_Task directions_
Select, from the material below, each line with "MatKey" in it.
··········
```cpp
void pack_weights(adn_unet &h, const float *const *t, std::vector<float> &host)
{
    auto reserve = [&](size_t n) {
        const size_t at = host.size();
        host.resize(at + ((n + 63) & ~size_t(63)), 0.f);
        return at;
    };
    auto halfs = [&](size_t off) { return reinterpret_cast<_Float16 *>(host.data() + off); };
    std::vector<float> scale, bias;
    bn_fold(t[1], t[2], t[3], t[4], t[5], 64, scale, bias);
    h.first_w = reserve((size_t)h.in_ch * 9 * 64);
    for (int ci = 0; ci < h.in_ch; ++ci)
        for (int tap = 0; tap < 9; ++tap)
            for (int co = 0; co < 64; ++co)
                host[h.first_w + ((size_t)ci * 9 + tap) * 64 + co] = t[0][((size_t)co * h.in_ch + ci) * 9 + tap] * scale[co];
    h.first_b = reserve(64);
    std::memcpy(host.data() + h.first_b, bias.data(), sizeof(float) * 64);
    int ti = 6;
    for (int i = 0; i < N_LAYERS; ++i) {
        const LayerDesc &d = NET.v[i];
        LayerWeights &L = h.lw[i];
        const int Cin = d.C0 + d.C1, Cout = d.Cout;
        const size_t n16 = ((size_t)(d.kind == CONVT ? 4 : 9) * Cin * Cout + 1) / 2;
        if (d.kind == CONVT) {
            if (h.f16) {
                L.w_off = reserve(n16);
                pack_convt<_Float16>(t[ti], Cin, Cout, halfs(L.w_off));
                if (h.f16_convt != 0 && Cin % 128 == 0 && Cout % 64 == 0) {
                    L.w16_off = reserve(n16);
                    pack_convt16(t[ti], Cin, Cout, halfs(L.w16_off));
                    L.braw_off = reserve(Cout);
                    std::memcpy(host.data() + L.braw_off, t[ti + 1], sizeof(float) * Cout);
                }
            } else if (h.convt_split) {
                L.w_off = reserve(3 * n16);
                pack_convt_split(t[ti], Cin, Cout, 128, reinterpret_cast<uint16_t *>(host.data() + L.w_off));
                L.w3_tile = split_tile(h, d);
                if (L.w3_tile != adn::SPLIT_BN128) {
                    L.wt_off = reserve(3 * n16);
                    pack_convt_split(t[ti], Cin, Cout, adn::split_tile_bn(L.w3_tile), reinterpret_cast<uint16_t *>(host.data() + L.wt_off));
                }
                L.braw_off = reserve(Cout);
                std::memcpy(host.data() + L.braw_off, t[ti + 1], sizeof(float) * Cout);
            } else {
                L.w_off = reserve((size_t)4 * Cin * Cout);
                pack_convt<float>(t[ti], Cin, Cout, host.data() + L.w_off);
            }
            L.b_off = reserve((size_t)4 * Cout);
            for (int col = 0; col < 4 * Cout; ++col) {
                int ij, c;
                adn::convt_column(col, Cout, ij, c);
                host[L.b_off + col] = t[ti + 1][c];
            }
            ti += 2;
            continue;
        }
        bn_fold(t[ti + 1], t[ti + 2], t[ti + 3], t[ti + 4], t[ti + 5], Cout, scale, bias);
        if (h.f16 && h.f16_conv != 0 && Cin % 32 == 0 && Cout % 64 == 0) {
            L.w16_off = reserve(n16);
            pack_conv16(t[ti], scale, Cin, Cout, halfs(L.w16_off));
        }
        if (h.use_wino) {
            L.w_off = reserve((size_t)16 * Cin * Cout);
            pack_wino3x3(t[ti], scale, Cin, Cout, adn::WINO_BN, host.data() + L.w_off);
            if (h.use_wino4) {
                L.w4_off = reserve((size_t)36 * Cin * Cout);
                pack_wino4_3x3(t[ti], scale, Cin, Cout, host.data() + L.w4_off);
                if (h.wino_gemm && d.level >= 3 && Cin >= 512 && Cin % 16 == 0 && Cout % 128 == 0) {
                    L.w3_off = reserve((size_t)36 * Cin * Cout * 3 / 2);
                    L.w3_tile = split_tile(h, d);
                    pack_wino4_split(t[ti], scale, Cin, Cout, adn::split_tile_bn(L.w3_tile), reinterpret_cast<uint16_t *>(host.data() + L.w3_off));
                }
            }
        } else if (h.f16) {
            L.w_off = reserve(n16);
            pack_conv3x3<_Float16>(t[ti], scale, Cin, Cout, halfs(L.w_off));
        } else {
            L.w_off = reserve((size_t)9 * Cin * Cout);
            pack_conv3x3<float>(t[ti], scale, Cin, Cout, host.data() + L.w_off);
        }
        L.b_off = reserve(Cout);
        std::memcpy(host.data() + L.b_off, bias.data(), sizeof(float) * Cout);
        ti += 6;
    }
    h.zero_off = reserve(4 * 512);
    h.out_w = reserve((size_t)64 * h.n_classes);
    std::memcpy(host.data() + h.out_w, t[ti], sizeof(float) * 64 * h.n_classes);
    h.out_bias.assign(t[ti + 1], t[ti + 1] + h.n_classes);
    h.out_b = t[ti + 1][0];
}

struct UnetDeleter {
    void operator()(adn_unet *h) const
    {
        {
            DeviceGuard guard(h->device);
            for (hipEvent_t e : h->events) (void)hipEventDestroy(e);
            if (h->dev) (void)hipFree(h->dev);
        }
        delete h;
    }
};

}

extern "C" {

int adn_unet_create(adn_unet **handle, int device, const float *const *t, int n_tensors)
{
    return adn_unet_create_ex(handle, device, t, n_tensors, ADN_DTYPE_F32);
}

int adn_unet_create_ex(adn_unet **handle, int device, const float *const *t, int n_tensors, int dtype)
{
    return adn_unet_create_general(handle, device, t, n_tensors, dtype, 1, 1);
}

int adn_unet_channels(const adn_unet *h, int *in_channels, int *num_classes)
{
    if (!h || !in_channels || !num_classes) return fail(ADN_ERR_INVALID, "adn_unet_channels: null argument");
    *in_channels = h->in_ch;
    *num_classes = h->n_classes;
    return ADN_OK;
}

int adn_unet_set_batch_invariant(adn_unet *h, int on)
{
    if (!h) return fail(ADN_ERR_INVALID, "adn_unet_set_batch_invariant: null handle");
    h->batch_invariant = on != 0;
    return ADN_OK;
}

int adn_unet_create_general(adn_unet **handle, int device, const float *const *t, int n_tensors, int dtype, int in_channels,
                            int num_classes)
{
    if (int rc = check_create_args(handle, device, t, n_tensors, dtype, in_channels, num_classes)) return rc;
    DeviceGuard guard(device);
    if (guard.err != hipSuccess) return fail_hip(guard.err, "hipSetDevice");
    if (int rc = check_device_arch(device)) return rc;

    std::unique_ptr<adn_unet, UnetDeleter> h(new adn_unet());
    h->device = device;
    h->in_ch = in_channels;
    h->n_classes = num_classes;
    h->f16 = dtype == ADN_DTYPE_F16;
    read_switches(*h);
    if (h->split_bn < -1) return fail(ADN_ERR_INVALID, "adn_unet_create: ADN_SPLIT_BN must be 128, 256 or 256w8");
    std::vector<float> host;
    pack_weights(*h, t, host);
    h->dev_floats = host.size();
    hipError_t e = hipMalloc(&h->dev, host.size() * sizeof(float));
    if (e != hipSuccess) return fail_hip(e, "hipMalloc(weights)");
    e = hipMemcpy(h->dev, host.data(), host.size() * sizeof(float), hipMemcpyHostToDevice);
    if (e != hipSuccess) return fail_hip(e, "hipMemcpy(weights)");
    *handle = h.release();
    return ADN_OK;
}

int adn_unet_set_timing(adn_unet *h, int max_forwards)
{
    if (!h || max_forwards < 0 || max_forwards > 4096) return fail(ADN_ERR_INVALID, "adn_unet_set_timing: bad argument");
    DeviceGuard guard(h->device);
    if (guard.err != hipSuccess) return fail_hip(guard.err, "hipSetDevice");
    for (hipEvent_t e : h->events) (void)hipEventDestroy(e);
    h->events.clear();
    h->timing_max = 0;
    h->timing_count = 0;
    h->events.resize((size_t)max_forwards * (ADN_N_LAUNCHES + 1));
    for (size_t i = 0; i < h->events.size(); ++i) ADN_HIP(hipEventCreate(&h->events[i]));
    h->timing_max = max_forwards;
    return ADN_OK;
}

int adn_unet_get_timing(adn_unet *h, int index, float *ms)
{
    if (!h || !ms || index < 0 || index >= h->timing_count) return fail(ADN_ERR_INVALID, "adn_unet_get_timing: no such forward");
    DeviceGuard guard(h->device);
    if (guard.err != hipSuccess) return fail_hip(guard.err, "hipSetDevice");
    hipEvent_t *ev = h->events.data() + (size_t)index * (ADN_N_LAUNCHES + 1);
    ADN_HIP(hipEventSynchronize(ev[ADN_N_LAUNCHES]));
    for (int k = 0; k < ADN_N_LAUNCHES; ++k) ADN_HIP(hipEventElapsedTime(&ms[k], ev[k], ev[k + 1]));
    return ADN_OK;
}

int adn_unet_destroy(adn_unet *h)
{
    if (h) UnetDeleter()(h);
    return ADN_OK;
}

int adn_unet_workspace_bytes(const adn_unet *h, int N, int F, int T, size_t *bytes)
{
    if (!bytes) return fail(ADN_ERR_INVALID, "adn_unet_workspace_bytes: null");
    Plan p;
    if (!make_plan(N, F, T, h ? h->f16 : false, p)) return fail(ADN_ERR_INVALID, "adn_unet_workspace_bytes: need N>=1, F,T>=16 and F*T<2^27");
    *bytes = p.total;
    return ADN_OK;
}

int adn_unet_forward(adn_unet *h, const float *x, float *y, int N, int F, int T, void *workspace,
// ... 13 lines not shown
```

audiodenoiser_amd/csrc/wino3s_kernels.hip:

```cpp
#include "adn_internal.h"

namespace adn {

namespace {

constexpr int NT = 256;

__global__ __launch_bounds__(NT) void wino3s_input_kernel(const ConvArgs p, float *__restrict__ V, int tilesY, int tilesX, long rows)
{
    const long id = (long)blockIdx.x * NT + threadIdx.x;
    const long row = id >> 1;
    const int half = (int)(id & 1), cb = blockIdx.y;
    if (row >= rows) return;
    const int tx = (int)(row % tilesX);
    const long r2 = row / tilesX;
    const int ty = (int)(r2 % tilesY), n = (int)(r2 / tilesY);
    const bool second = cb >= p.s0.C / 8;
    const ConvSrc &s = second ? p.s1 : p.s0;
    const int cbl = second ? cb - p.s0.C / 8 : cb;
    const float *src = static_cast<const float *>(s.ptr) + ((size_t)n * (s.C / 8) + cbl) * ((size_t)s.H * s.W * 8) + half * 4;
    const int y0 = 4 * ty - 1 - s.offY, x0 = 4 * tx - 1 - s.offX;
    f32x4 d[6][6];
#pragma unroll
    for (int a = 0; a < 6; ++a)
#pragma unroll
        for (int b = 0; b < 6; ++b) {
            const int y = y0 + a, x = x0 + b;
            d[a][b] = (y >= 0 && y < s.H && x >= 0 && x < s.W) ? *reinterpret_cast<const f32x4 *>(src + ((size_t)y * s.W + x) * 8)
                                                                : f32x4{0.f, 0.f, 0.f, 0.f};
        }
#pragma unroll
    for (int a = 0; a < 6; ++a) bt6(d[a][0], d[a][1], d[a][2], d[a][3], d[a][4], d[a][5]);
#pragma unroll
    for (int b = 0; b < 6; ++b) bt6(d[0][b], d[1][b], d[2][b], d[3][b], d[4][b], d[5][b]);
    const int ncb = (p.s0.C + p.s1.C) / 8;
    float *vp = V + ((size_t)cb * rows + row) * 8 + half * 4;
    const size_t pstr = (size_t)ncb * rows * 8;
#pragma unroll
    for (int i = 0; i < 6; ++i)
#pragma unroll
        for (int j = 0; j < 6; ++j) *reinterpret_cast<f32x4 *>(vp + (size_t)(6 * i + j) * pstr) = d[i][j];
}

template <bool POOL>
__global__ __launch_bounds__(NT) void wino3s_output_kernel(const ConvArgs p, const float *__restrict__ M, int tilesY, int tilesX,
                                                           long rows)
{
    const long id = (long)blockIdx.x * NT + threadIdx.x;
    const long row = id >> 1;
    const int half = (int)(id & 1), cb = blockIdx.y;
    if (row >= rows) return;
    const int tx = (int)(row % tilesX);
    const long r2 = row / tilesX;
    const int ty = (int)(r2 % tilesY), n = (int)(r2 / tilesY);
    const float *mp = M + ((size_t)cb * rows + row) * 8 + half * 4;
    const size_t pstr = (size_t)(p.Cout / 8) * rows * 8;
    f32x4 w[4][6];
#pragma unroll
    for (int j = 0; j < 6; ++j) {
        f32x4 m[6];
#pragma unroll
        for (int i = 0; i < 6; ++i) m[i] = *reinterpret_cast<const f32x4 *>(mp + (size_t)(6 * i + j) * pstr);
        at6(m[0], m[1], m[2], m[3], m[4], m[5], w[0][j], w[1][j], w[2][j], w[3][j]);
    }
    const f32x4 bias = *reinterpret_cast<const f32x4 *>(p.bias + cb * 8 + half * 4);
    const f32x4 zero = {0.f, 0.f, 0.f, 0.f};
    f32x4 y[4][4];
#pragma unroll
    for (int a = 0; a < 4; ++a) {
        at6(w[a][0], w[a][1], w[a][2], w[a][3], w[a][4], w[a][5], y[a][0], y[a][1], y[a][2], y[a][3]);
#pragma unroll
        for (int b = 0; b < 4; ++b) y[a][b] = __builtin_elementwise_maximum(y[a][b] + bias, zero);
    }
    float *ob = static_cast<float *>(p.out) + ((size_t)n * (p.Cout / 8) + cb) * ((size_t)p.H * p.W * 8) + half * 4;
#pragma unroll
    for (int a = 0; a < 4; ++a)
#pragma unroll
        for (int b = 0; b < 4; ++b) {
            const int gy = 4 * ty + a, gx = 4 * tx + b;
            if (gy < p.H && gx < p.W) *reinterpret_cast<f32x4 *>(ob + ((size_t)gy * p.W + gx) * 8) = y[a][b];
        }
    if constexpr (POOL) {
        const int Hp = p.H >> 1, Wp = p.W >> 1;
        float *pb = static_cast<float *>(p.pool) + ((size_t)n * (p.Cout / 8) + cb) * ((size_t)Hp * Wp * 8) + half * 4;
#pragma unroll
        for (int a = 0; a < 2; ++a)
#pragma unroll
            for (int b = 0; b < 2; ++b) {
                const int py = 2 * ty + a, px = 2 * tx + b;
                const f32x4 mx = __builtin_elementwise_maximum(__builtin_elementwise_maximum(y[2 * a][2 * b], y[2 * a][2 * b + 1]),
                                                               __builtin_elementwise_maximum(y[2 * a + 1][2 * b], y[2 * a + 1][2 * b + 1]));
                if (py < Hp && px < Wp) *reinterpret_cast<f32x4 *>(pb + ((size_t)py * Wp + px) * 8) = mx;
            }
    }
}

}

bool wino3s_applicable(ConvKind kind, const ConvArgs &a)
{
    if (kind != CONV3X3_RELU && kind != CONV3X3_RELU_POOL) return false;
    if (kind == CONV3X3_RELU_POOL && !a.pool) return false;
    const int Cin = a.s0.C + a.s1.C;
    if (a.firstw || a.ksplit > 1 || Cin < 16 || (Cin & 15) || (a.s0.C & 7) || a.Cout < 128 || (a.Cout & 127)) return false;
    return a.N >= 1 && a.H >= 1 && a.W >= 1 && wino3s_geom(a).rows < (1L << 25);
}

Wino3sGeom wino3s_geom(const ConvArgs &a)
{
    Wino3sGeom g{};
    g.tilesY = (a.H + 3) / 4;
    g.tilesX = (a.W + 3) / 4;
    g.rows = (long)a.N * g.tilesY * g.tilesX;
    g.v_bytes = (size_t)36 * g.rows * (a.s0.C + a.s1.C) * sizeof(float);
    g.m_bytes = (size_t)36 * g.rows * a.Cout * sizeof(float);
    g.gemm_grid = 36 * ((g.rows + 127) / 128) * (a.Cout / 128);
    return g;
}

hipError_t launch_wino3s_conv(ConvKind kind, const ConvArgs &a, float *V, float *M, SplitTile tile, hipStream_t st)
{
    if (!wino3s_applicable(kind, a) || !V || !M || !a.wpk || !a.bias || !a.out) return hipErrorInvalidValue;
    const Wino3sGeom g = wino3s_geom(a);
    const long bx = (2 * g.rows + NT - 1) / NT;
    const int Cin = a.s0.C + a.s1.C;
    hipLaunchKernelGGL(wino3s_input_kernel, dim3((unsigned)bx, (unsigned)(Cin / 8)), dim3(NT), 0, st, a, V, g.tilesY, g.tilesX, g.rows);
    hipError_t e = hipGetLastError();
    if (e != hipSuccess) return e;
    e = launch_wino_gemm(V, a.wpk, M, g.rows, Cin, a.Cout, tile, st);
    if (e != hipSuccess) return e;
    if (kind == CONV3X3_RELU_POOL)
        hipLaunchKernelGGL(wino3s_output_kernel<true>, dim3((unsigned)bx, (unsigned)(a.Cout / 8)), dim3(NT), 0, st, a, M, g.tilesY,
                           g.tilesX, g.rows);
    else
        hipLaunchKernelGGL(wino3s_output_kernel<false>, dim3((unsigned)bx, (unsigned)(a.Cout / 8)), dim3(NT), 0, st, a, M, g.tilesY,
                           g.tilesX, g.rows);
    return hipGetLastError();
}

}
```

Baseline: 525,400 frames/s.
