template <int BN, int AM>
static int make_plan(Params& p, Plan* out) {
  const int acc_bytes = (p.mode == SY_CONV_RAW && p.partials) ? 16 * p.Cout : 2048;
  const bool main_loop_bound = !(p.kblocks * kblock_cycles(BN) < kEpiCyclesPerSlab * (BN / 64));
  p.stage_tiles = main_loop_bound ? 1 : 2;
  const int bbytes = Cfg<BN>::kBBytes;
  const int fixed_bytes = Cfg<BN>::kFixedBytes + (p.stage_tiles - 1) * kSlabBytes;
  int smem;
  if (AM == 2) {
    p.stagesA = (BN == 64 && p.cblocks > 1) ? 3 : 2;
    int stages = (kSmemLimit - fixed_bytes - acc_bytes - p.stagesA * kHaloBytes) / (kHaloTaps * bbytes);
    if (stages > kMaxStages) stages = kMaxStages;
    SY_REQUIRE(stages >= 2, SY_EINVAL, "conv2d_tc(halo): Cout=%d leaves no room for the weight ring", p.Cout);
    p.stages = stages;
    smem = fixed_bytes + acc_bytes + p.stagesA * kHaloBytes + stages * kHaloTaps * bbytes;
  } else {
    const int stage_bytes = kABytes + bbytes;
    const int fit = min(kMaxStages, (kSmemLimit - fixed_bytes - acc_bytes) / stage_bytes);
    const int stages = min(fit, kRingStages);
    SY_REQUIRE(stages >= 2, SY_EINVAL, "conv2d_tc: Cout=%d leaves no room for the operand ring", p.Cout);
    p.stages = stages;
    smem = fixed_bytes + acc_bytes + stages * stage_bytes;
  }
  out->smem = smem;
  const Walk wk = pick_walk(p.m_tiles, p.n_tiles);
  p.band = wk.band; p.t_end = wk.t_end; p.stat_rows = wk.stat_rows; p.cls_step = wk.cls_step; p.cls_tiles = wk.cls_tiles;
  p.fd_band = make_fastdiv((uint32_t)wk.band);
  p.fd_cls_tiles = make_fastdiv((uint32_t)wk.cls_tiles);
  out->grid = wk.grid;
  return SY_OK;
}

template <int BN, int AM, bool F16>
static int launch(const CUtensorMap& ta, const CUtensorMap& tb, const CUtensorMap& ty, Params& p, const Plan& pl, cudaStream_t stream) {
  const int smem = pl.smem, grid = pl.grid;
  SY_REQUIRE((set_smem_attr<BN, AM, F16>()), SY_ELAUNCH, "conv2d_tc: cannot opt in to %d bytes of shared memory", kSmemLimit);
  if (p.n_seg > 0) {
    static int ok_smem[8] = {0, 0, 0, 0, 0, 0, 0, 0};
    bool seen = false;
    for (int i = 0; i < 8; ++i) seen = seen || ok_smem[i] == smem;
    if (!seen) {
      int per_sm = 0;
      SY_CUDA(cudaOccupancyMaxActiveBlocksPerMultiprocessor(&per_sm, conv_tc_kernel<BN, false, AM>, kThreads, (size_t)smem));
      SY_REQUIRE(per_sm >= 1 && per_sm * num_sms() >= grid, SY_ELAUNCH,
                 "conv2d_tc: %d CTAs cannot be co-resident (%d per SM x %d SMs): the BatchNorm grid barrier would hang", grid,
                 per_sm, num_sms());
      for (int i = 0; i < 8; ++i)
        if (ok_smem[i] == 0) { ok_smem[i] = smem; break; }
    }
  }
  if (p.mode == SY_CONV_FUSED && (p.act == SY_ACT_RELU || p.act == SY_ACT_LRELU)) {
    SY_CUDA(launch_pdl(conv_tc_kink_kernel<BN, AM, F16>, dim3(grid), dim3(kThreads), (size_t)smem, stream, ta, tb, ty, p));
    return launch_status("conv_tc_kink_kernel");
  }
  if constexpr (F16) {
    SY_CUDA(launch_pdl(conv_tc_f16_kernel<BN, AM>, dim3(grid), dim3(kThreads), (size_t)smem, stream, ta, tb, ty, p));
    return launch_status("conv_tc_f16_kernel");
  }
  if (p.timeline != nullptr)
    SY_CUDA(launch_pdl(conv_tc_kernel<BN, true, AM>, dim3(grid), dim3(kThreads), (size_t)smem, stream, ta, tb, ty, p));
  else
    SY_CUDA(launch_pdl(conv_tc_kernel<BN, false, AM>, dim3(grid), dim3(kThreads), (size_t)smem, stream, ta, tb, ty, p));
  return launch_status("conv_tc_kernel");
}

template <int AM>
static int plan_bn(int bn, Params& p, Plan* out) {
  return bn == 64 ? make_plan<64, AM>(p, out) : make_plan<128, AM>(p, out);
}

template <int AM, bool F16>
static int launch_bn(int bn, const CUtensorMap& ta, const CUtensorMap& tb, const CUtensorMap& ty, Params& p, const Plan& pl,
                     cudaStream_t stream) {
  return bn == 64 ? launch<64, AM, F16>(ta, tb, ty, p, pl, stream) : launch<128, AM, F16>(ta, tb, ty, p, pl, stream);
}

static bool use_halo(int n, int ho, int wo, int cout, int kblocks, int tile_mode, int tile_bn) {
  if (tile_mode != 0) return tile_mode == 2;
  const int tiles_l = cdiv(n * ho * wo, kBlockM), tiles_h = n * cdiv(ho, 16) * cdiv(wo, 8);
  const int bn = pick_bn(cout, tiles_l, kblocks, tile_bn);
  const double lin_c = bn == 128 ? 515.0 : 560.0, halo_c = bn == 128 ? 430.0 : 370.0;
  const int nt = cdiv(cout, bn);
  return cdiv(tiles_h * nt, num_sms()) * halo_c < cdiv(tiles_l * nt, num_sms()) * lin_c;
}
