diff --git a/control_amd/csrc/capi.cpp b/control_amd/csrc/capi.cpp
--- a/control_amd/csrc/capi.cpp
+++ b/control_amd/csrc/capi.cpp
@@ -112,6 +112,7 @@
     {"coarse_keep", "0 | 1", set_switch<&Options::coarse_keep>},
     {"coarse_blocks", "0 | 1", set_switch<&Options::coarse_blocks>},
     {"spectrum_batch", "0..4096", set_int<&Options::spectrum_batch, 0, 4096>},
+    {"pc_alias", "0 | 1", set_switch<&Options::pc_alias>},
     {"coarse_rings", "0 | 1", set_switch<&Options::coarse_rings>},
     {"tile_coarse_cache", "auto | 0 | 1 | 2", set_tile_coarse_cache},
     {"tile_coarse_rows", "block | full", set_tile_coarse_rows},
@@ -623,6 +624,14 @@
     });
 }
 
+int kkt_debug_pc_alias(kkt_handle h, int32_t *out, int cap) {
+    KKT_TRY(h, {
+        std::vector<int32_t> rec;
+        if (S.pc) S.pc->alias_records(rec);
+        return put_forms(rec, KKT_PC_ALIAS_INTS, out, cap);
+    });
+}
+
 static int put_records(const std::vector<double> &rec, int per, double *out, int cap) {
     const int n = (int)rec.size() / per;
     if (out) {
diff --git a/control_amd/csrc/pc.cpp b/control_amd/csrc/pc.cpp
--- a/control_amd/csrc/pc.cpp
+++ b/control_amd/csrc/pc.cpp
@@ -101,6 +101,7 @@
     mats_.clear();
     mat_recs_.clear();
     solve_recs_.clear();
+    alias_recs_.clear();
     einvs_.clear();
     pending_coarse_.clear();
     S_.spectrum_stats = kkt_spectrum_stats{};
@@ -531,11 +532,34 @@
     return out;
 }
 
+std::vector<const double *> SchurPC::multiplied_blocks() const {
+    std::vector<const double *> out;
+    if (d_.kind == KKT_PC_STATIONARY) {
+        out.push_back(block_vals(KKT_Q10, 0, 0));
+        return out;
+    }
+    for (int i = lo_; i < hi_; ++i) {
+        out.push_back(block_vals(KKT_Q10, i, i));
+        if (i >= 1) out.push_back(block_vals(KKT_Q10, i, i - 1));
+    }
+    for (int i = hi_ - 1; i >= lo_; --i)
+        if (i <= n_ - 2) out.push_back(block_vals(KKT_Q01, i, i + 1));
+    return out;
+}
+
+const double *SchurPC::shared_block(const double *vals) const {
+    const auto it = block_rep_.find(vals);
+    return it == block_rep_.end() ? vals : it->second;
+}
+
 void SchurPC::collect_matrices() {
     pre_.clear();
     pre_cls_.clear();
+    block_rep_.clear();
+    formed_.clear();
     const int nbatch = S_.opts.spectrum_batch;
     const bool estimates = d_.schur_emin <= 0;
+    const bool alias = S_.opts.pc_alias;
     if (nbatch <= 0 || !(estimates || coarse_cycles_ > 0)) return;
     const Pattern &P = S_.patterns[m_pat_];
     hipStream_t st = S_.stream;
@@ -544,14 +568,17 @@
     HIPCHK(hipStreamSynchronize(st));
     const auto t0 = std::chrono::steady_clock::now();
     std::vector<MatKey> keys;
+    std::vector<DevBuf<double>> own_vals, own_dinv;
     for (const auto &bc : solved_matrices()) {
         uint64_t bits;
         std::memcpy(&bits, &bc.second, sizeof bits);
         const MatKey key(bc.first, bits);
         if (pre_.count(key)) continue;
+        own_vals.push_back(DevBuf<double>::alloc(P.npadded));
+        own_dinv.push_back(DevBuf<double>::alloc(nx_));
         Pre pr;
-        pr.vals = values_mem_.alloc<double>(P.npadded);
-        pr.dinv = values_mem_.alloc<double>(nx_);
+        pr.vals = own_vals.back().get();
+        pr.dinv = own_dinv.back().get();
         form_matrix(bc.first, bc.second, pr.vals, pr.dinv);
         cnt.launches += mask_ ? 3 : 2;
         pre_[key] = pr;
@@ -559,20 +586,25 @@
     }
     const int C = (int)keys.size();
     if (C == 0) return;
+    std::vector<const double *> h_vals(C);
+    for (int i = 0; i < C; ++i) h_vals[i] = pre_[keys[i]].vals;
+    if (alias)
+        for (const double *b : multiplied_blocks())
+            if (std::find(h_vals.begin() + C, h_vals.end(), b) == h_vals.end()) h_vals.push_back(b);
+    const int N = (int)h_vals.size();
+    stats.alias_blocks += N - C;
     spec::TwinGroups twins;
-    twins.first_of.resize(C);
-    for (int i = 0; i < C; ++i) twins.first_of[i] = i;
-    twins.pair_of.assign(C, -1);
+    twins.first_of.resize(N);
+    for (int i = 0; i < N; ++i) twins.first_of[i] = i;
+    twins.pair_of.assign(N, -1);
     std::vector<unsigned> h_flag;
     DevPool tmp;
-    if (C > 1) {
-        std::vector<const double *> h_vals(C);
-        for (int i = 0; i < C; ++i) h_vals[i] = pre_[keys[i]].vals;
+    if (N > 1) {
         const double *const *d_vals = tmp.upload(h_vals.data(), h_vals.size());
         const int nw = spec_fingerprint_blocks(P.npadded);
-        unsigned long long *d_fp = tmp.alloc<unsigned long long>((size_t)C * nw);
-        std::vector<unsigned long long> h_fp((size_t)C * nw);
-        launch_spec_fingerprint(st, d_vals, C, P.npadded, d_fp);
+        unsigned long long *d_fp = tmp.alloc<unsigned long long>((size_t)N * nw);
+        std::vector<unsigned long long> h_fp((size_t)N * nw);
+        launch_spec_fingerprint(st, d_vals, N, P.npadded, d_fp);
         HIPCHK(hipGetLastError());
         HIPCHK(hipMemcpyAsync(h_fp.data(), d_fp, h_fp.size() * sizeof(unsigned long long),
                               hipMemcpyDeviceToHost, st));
··········
_Exercise answer_
     std::vector<MatKey> keys;
         const MatKey key(bc.first, bits);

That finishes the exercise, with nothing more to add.